Some examples of what can't happen:
If $A=\{0,1,2\}$ then if $z=1$ we have two solutions, $2-1=1$ and $1-0=1$.
If $A=\mathbb{Z} $ then $z=.5$ has no solutions.
Another way I have been looking at this problem is as points on a number line where there is always exactly one set of points any given distance apart.
EDIT: dropped largest/maximal from the question given Patrick's lemma.
 A: (Work in progress.)
Say a subset $A$ of $\mathbb{R}$ is difference-unique if for all $z \not = 0, z \in \mathbb{R}$ there is at most one pair $a_z, b_z \in A$ with $a_z - b_z \in A$. Say $A$ is nice if additionally for all $z \not = 0, z \in \mathbb{R}$ there is exactly one $a_z, b_z \in A$ with $a_z - b_z = z$. (That is, your property.) It is immediately obvious that nice sets must be uncountable, because they must have uncountably many differences-of-two-elements, and they must be unbounded, because arbitrarily large differences must be formed.
WLOG also that if $A$ is difference-unique (or nice), then $0 \in A$. Indeed, if not, we may select an element $a \in A$ and consider $A - a$, which has exactly the same difference-uniqueness/niceness status as $A$.
Lemma: Let $A$ be nice. Then $A$ is not a strict subset of another nice set.
Indeed, if $B$ were any set with $A \subset B$, then say $b \in B \setminus A$, and pick some other $c \in B$. Then there is unique $x, y \in A$ with $x-y = c-b$; but $x, y$ are in $B$ also, so $B$ is not nice.

A Zorn's lemma proof will hopefully be possible.
Lemma: the union of a nested collection of difference-unique sets is difference-unique. (That is, chains in the poset of difference-unique sets, ordered by inclusion, have upper bounds.)
Proof: suppose $\cup_I A_i$, a union of difference-unique sets, were not difference-unique. Then there would be $a, b, c, d$ in the union which had $a-b = c-d$, with $a \not = c, b \not = d$, $a \not = b$, $c \not = d$. Then all $a,b,c,d$ appear in some $A_i$, contradicting the difference-uniqueness of each $A_i$.
Therefore, by Zorn's lemma, there is a maximal difference-unique set.
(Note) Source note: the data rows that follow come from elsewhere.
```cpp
int srk_act_forward(const float* x, float* y, size_t n, int channels, int act, float slope,
                    const float* prelu_weight, int prelu_n, void* stream);
int srk_act_backward(const float* dy, const float* saved, float* dx, size_t n, int channels, int act, float slope,
                     const float* prelu_weight, int prelu_n, float* dprelu, void* stream);
int srk_axpby(const float* a, const float* b, float* out, size_t n, float alpha, float beta, void* stream);
int srk_scale_dev(const float* x, const float* alpha_dev, float* out, size_t n, void* stream);

typedef enum srk_loss { SRK_LOSS_MSE = 0, SRK_LOSS_L1 = 1, SRK_LOSS_CHARBONNIER = 2, SRK_LOSS_BCE = 3 } srk_loss;
size_t srk_loss_workspace_bytes(void);
int srk_loss_forward_backward(int kind, const float* pred, const float* target, const int64_t* target_strides,
                              int N, int C, int H, int W, float eps, float grad_scale, float* loss, float* dpred,
                              void* workspace, void* stream);

#define SRK_DRCN_MAX_D 32
int srk_drcn_head_forward(const float* Y, const float* x, const float* w, int D, int N, int C, int H, int W,
                          float* out, void* stream);
size_t srk_drcn_workspace_bytes(int D);
int srk_drcn_head_loss(const float* Y, const float* x, const float* target, const float* w, int D, int N, int C, int H,
                       int W, const float* alpha_dev, const float* reg_dev, float grad_scale, float* out, float* dY,
// ... 136 lines not shown
```

pytorch_super_resolution_model_collection_amd/_build.py:

```python
import os
import subprocess
import sys
from concurrent.futures import ThreadPoolExecutor

HERE = os.path.dirname(os.path.abspath(__file__))
CSRC = os.path.join(HERE, "csrc")
LIB = os.path.join(HERE, "libsrk.so")
SOURCES = ["api.hip", "elementwise.hip", "loss_optim.hip", "conv_generic.hip", "conv_mfma.hip", "conv_mfma_bf16.hip", "conv_bfd.hip", "conv_tapn.hip", "conv_rown.hip", "conv_bfw.hip", "conv_bfr.hip", "conv_rowsw.hip", "conv_res2.hip", "conv_c64.hip",
           "conv_wgrad_mfma.hip", "conv_wgrad_bf16.hip", "bn_linear.hip", "resize_pil.hip", "prepost.hip", "drcn.hip", "conv_pair.hip", "color.hip", "tile.hip", "ssim.hip", "dihedral.hip"]
HEADERS = ["srk_common.h", "conv_problem.h", "conv_tile.h", "pack_items.h", "conv_bfw.h", "bf16_frag.h", "color_common.h", "ssim_common.h", os.path.join("..", "..", "include", "srk.h")]
FLAGS = ["--offload-arch=gfx950", "-O3", "-std=c++17", "-fPIC", "-mcode-object-version=5",
         "-fno-gpu-rdc", "-Wall", "-Wno-unused-function"]


def _hipcc():
    for c in (os.environ.get("HIPCC"), "/opt/rocm/bin/hipcc", "hipcc"):
        if c and (os.path.isabs(c) and os.path.exists(c) or not os.path.isabs(c)):
            return c
    return "hipcc"


def _mtime(p):
    return os.path.getmtime(p) if os.path.exists(p) else 0.0


def needs_build():
    newest = max(_mtime(os.path.join(CSRC, f)) for f in SOURCES + HEADERS)
    return _mtime(LIB) < max(newest, _mtime(__file__))


def build(force=False, verbose=True):
    if not force and not needs_build():
# ... 34 lines not shown
```

pytorch_super_resolution_model_collection_amd/_lib.py:

```python
import ctypes
import os
import re

import torch

_HERE = os.path.dirname(os.path.abspath(__file__))
LIB_PATH = os.environ.get("SRK_LIB_PATH") or os.path.join(_HERE, "libsrk.so")
HEADER_PATH = os.path.join(os.path.dirname(_HERE), "include", "srk.h")

ACT_NONE, ACT_RELU, ACT_PRELU, ACT_LRELU, ACT_TANH, ACT_SIGMOID = range(6)
ALGO_AUTO, ALGO_GENERIC, ALGO_MFMA, ALGO_DIRECT, ALGO_MFMA_BF16X3, ALGO_MFMA_BF16X6, ALGO_MFMA_F16X3 = range(7)
AMAX_FLOATS = 256
LOSS_MSE, LOSS_L1, LOSS_CHARBONNIER, LOSS_BCE = range(4)
SSIM_DOMAINS = {"float": 0, "u8": 1, "y8": 2}
ACT_BY_NAME = {None: ACT_NONE, "relu": ACT_RELU, "prelu": ACT_PRELU, "lrelu": ACT_LRELU, "tanh": ACT_TANH,
               "sigmoid": ACT_SIGMOID}

c_f = ctypes.c_void_p
c_vp = ctypes.c_void_p
c_int = ctypes.c_int
c_float = ctypes.c_float
c_size = ctypes.c_size_t


# ... 38 lines not shown
    "srk_wgrad_reduce_flush": (c_int, [c_vp]),
    "srk_pack_weights_batched": (c_int, [c_f, c_vp, c_vp, c_int, c_int, c_vp, c_int, c_vp]),
    "srk_packed_weight_bytes": (c_size, [c_int, c_int, c_int, c_int, c_int]),
    "srk_conv2d_forward": (c_int, [ctypes.POINTER(ConvDesc), c_f, c_f, c_f, ctypes.POINTER(Epilogue), c_vp]),
    "srk_conv2d_forward_ex": (c_int, [ctypes.POINTER(ConvDesc), c_f, c_f, c_f, ctypes.POINTER(Epilogue),
                                      ctypes.POINTER(ConvResult), c_vp]),
    "srk_conv2d_backward_data": (c_int, [ctypes.POINTER(ConvDesc), c_f, c_f, c_f, ctypes.POINTER(BwdMask), c_f,
                                         c_vp]),
    "srk_conv2d_backward_data_relu_supported": (c_int, [ctypes.POINTER(ConvDesc), c_f, c_f, ctypes.POINTER(BwdMask)]),
    "srk_conv2d_backward_data_relu": (c_int, [ctypes.POINTER(ConvDesc), c_f, c_f, c_f, ctypes.POINTER(BwdMask), c_f,
                                              c_vp]),
    "srk_conv2d_backward_weight_workspace_bytes": (c_size, [ctypes.POINTER(ConvDesc)]),
    "srk_conv2d_backward_weight": (c_int, [ctypes.POINTER(ConvDesc), c_f, c_f, ctypes.POINTER(BwdMask), c_f, c_f,
                                           c_float, c_vp, c_size, c_vp]),
    "srk_conv2d_backward_weight_grouped_workspace_bytes": (c_size, [ctypes.POINTER(ConvDesc), c_int]),
    "srk_conv2d_backward_weight_grouped": (c_int, [ctypes.POINTER(ConvDesc), c_int, ctypes.POINTER(c_vp),
                                                   ctypes.POINTER(c_vp), ctypes.POINTER(BwdMask), ctypes.POINTER(c_vp),
                                                   ctypes.POINTER(c_vp), c_float, c_vp, c_size, c_vp]),
    "srk_resblock2_supported": (c_int, [c_int, c_int, c_int, c_int]),
    "srk_espcn_pair_prepared_bytes": (c_size, []),
    "srk_espcn_pair_prepare": (c_int, [c_f, c_f, c_vp, c_vp]),
    "srk_espcn_pair_forward": (c_int, [c_int, c_int, c_int, c_f, c_vp, c_f, c_f, c_f, c_f, c_f, c_int, c_f, c_int, c_vp]),
    "srk_espcn_pair_scans": (c_int, [c_int]),
    "srk_resblock2_forward": (c_int, [c_int, c_int, c_int, c_int, c_f, c_f, c_f, c_f, c_f, c_f, c_f, c_int, c_f, c_f,
                                      c_vp]),
    "srk_absmax": (c_int, [c_f, c_size, c_f, c_vp]),
    "srk_conv2d_f16x3_supported": (c_int, [ctypes.POINTER(ConvDesc), ctypes.POINTER(Epilogue), c_f]),
    "srk_resblock2_backward_data": (c_int, [c_int, c_int, c_int, c_int, c_f, c_f, c_f, c_f, c_f, c_f, c_int, c_vp]),
    "srk_pixel_shuffle_forward": (c_int, [c_f, c_f, c_int, c_int, c_int, c_int, c_int, c_vp]),
    "srk_pixel_shuffle_backward": (c_int, [c_f, c_f, c_int, c_int, c_int, c_int, c_int, c_vp]),
    "srk_act_forward": (c_int, [c_f, c_f, c_size, c_int, c_int, c_float, c_f, c_int, c_vp]),
    "srk_act_backward": (c_int, [c_f, c_f, c_f, c_size, c_int, c_int, c_float, c_f, c_int, c_f, c_vp]),
    "srk_axpby": (c_int, [c_f, c_f, c_f, c_size, c_float, c_float, c_vp]),
    "srk_loss_workspace_bytes": (c_size, []),
    "srk_loss_forward_backward": (c_int, [c_int, c_f, c_f, ctypes.POINTER(ctypes.c_int64), c_int, c_int, c_int,
                                          c_int, c_float, c_float, c_f, c_f, c_vp, c_vp]),
    "srk_drcn_head_forward": (c_int, [c_f, c_f, c_f, c_int, c_int, c_int, c_int, c_int, c_f, c_vp]),
    "srk_drcn_workspace_bytes": (c_size, [c_int]),
    "srk_drcn_head_loss": (c_int, [c_f, c_f, c_f, c_f, c_int, c_int, c_int, c_int, c_int, c_f, c_f, c_float, c_f, c_f,
                                   c_f, c_f, c_f, c_float, c_vp, c_size, c_vp]),
    "srk_drcn_head_backward": (c_int, [c_f, c_f, c_f, c_int, c_int, c_int, c_int, c_int, c_f, c_f, c_float, c_vp, c_size,
                                       c_vp]),
    "srk_sumsq_workspace_bytes": (c_size, []),
    "srk_sumsq": (c_int, [c_f, c_size, c_float, c_f, c_vp, c_vp]),
    "srk_sgd_step": (c_int, [c_f, c_f, c_f, c_size, c_float, c_float, c_float, c_int, c_int, c_f, c_f, c_vp]),
    "srk_adam_step": (c_int, [c_f, c_f, c_f, c_f, c_size, c_float, c_float, c_float, c_float, c_float, c_vp, c_f,
# ... 73 lines not shown
    with open(HEADER_PATH) as f:
        text = f.read()
    text = re.sub(r"/\*.*?\*/", "", text, flags=re.S)
    return sorted(set(re.findall(r"\b(srk_[a-z0-9_]+)\s*\(", text)))
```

We just need one of these to be nice.

The obvious greedy algorithm ("find the first integer which is not a difference, add it to the last integer in our sequence, and append that sum to the sequence") fails to build an "integer-nice" $A$: a set of integers such that every integer appears exactly once as a difference. It builds $\{0, 1, 3, 7, 12, 20, 30, 44\}$ and then attempts to add $59$ to the list (while attempting to get $15$ as a difference), which has $29 = 59 - 20 = 30 - 1$.